### TASK OBJECTIVE:
Scan the records for the string "order"; copy each line where it occurs.

### THE RECORDS:
++++
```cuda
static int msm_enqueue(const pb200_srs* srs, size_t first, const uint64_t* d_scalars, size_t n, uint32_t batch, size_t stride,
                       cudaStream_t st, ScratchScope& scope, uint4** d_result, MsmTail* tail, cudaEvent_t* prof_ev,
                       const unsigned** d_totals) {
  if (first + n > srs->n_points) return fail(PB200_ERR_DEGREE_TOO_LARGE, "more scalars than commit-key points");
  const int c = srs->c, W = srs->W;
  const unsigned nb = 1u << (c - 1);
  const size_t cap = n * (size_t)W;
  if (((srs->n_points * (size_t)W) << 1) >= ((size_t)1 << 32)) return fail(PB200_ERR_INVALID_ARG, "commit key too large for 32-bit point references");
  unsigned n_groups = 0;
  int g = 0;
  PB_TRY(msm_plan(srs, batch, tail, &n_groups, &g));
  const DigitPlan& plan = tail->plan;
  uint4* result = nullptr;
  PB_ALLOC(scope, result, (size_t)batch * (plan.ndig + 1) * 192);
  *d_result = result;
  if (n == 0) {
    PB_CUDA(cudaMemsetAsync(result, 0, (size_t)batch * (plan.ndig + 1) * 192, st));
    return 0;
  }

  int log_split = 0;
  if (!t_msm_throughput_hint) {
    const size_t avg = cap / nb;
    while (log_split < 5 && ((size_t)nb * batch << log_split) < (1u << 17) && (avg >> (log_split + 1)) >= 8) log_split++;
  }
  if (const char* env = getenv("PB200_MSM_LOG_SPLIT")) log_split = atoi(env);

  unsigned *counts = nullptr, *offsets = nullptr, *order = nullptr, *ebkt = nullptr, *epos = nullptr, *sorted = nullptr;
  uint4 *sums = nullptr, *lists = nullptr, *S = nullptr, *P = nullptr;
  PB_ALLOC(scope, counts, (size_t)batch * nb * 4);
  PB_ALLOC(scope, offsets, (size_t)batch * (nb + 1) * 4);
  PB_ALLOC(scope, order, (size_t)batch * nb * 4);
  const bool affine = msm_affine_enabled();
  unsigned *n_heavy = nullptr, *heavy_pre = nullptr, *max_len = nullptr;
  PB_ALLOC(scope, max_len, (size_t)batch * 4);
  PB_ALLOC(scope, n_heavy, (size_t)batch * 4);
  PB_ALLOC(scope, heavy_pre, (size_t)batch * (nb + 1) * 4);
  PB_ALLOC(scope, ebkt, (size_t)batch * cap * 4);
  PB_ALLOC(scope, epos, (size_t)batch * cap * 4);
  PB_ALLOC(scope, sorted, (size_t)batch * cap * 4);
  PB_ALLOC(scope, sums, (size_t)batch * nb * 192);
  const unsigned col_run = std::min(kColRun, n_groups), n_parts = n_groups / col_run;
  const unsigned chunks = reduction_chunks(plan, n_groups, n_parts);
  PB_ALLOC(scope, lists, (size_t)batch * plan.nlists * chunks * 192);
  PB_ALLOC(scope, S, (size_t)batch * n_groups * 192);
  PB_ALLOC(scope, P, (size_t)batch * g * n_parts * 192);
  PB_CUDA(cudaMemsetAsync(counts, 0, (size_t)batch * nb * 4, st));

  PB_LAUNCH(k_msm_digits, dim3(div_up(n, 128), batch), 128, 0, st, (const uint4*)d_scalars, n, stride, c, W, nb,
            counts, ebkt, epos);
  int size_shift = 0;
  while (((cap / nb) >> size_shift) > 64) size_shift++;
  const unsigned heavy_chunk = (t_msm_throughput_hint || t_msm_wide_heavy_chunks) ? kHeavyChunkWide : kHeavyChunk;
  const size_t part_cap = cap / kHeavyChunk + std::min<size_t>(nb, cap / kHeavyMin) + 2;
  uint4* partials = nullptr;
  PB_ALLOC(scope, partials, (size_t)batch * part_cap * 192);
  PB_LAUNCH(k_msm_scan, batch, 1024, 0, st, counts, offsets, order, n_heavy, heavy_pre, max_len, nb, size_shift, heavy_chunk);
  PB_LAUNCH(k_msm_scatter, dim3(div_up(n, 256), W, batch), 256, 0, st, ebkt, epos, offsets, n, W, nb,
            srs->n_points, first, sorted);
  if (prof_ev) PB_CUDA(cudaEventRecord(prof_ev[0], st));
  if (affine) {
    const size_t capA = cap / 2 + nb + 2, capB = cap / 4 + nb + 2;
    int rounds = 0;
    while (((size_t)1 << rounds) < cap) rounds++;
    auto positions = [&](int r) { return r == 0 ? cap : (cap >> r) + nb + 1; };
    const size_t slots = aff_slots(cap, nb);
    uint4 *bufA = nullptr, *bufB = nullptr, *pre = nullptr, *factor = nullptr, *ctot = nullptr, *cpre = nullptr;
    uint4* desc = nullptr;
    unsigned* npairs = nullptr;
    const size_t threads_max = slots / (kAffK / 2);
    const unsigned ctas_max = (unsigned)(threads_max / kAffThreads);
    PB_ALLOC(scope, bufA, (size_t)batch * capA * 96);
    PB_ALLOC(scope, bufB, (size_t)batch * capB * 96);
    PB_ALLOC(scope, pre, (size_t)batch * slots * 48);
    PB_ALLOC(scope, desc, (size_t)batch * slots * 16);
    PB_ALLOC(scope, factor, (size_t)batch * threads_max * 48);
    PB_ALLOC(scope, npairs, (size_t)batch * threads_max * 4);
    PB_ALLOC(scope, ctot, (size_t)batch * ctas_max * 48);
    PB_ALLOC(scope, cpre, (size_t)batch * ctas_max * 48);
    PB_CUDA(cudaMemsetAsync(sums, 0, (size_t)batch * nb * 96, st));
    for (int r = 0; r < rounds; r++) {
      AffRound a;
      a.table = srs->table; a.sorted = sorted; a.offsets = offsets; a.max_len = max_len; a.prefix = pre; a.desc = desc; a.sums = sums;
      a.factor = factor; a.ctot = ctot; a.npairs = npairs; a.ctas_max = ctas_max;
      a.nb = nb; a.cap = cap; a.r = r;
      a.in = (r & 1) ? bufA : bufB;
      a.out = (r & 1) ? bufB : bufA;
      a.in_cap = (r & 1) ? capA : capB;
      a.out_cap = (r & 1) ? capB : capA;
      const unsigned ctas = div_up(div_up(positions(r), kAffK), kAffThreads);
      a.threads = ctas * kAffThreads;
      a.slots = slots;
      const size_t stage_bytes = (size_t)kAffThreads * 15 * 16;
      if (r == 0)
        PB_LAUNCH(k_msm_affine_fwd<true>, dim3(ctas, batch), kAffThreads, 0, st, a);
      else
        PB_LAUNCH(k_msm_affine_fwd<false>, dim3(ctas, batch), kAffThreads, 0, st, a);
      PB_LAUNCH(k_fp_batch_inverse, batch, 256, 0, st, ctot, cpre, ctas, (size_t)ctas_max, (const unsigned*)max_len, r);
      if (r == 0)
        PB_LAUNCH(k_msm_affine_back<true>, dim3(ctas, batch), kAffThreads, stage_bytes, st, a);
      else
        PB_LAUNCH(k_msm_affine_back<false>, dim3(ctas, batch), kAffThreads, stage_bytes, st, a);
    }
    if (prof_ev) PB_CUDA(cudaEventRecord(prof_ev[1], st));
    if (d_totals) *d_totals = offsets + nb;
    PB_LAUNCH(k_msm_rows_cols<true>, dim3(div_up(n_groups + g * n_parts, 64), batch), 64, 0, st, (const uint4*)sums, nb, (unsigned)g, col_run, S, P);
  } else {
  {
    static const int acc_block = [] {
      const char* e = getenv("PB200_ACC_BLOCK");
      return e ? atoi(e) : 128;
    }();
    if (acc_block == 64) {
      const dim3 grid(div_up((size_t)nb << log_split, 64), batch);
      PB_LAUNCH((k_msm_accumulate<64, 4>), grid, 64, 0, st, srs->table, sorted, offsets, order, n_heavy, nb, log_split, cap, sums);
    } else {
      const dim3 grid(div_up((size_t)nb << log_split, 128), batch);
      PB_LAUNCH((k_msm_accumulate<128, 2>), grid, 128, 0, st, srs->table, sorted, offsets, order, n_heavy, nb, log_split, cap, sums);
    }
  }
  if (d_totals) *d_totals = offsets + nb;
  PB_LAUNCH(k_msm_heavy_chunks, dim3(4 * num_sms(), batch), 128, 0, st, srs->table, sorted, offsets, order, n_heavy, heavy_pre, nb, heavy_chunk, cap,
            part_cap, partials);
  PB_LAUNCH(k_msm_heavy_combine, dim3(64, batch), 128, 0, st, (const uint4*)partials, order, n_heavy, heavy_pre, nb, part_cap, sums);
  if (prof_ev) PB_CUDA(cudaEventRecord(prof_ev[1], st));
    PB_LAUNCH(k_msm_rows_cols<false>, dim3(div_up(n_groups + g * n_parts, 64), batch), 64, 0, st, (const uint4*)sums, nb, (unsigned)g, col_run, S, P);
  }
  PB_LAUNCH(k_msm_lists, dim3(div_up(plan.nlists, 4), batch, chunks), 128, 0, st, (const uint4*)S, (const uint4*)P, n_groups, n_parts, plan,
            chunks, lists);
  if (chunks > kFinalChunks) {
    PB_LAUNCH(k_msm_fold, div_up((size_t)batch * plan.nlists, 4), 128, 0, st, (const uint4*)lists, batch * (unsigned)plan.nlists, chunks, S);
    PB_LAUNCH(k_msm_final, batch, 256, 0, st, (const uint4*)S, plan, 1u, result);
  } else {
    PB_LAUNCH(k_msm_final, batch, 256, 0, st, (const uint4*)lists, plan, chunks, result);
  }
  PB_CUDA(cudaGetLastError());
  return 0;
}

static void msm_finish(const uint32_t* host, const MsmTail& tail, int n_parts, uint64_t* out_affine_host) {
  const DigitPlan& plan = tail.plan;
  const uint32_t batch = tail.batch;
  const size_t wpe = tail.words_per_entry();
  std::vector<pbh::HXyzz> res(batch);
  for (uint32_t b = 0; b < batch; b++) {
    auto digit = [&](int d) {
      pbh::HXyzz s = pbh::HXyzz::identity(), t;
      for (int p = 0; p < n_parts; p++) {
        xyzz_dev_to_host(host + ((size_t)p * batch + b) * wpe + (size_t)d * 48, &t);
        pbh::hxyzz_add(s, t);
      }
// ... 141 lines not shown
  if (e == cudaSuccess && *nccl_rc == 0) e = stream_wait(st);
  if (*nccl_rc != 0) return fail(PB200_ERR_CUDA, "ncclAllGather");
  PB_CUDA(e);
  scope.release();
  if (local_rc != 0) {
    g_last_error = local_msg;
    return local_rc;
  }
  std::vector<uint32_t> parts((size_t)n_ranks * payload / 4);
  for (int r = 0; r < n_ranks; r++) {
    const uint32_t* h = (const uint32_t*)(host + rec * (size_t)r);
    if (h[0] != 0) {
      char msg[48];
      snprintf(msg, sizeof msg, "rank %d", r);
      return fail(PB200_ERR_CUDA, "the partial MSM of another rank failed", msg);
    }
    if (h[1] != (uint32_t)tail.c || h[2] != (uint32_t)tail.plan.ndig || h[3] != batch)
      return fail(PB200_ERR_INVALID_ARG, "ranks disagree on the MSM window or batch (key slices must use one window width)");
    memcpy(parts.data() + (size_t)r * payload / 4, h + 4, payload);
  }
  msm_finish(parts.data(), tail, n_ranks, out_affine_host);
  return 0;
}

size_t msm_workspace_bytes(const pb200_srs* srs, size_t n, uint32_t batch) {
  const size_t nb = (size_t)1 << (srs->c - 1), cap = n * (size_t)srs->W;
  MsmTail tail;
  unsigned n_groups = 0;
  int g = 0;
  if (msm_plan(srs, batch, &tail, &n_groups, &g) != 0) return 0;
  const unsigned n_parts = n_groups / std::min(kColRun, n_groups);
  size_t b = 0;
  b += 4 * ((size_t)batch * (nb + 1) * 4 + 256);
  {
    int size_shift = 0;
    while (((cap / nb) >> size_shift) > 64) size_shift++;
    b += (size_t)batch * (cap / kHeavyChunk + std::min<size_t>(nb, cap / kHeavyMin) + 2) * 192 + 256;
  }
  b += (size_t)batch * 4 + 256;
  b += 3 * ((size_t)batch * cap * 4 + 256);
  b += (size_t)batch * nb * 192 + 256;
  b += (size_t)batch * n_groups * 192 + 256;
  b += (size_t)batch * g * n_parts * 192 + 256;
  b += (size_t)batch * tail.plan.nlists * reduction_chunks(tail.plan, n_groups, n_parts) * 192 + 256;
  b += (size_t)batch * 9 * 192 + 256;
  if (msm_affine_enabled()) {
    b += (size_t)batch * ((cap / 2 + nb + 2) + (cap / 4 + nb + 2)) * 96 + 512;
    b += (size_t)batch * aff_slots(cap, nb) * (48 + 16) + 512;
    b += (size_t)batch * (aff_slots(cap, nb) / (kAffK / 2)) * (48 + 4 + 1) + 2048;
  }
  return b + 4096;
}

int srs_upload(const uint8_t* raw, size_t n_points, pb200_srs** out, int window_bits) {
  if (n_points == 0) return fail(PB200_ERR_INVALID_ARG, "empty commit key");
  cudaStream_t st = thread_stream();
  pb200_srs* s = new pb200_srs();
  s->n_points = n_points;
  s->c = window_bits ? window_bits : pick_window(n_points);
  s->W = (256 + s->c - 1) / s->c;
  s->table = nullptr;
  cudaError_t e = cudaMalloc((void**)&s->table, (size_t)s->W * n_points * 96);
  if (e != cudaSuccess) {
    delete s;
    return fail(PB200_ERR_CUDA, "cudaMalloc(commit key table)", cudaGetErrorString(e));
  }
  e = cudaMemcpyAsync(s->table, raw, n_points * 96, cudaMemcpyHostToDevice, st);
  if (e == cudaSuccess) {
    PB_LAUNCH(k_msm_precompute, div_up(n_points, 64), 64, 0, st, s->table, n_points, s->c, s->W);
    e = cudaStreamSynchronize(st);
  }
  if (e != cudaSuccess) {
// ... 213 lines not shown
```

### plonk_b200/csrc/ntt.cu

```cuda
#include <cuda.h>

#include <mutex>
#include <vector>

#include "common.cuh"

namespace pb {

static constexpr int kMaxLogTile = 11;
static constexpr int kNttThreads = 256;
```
++++
### WORKED SOLUTION:
  unsigned *counts = nullptr, *offsets = nullptr, *order = nullptr, *ebkt = nullptr, *epos = nullptr, *sorted = nullptr;
  PB_ALLOC(scope, order, (size_t)batch * nb * 4);
  PB_LAUNCH(k_msm_scan, batch, 1024, 0, st, counts, offsets, order, n_heavy, heavy_pre, max_len, nb, size_shift, heavy_chunk);
      PB_LAUNCH((k_msm_accumulate<64, 4>), grid, 64, 0, st, srs->table, sorted, offsets, order, n_heavy, nb, log_split, cap, sums);
      PB_LAUNCH((k_msm_accumulate<128, 2>), grid, 128, 0, st, srs->table, sorted, offsets, order, n_heavy, nb, log_split, cap, sums);
  PB_LAUNCH(k_msm_heavy_chunks, dim3(4 * num_sms(), batch), 128, 0, st, srs->table, sorted, offsets, order, n_heavy, heavy_pre, nb, heavy_chunk, cap,
  PB_LAUNCH(k_msm_heavy_combine, dim3(64, batch), 128, 0, st, (const uint4*)partials, order, n_heavy, heavy_pre, nb, part_cap, sums);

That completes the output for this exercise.